The modified partition $\widetilde{\lambda}$ is defined as follows. For $O(2N)$, let $m=2\ell(\lambda)-2N$.  Then remove from the Young diagram of $\lambda$ a total of $m$ adjacent boxes, starting from the bottom of the first column and keeping always at the boundary of the diagram. In this way the changes to be implemented are, in sequence, $\lambda'_1\to\lambda'_2-1$, then $\lambda'_2\to\lambda'_3-1$, etc. until the procedures stops at some column $c$. If $m$ is too large and there are not enough boxes to accommodate this procedure, or if the remaining diagram is not a partition, then $o_\lambda=0$; otherwise $o_\lambda=(-1)^{c-1}o_{\widetilde{\lambda}}$.

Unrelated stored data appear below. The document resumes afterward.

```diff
@@ -216,12 +250,6 @@
         self.totals += torch.stack([self._c_B, fin.sum(),
                                     (fin * (self.winner == 1)).sum(), (fin * (self.winner == -1)).sum(),
                                     (fin * (self.winner == 0)).sum()])
-        F.check(L.az_mcts_dev_check(self.h, s))
-        ev = torch.cuda.Event()
-        ev.record()
-        self._ply_events.append(ev)
-        if len(self._ply_events) > self.max_plies_ahead:
-            self._ply_events.pop(0).synchronize()
 
     def drain(self):
         assert self.record
diff --git a/include/az_mcts.h b/include/az_mcts.h
--- a/include/az_mcts.h
+++ b/include/az_mcts.h
@@ -100,6 +100,12 @@
                      void *stream);
 int az_game_dev_valid_mask(int game, const uint64_t *bb_p1, const uint64_t *bb_p2, const int32_t *turns,
                            const int32_t *aux, uint8_t *mask, int64_t n, void *stream);
+
+int az_game_dev_pick(int game, const int32_t *counts, const float *q, const int32_t *ply, const uint8_t *dead,
+                     int32_t *actions, int64_t n, int temp_decay_moves, int hot_early, int hot_late, void *stream);
+int az_mcts_dev_ply_advance(az_mcts *m, uint64_t *bb_p1, uint64_t *bb_p2, int32_t *turns, int32_t *aux,
+                            const int32_t *actions, uint8_t *done, int32_t *winner, int32_t *ply, uint8_t *dead,
+                            int64_t *totals, int refill, void *stream);
 
 int az_mcts_dev_set_noise_epsilons(az_mcts *m, const float *per_tree);
 
```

For example, the universal decomposition for $p_4$ is
$$p_4=o_4-o_{31}+o_{211}-o_{1111}+o_0.$$
If $\lambda=(1,1,1,1)$ and $N=6$, we must remove $8-6=2$ boxes, in which case we get $c=1$ and $\widetilde{\lambda}=(1,1)$. Hence, for $O(6)$ we have $o_{1,1,1,1}=o_{1,1}$ and the universal relation reduces to $p_4=o_4-o_{31}+o_{211}-o_{11}+o_0$. When $N=4$, we must remove $8-4=4$ boxes from $\lambda=(1,1,1,1)$. We end up with no boxes at all, so $o_{1,1,1,1}=o_\emptyset$ for $O(4)$. We must remove $6-4=2$ boxes from $\lambda=(2,1,1)$, arriving at $o_{2,1,1}=o_2$. The relation reduces to $p_4=o_4-o_{31}+o_{2}$. Finally, take $N=2$. We cannot remove $8-2=6$ boxes from $(1,1,1,1)$, so $o_{1,1,1,1}=0$ for this group; when we remove $4-2=2$ boxes from $(3,1)$, the result is not the diagram of a partition, so $o_{3,1}=0$ for this group; removing $6-2=4$ boxes from $(2,1,1)$ leads to the empty partition, and the removing procedure ends in the second column so $c=2$, hence $o_{2,1,1}=-o_\emptyset$ for this group. Thereby the relation reduces to $p_4=o_4$.
Unfortunately, the modification rule is incorrectly stated in the recent "The Random Matrix Theory of the Classical Compact Groups" (Cambridge University Press, 2019), by Elizabeth Meckes.
A: The coefficients do depend on $N$. A way to get around this and deal with "universal characters" was found by Koike and Terada (Young-diagrammatic methods for the representation theory of the classical groups of type $B_n$, $C_n$, $D_n$).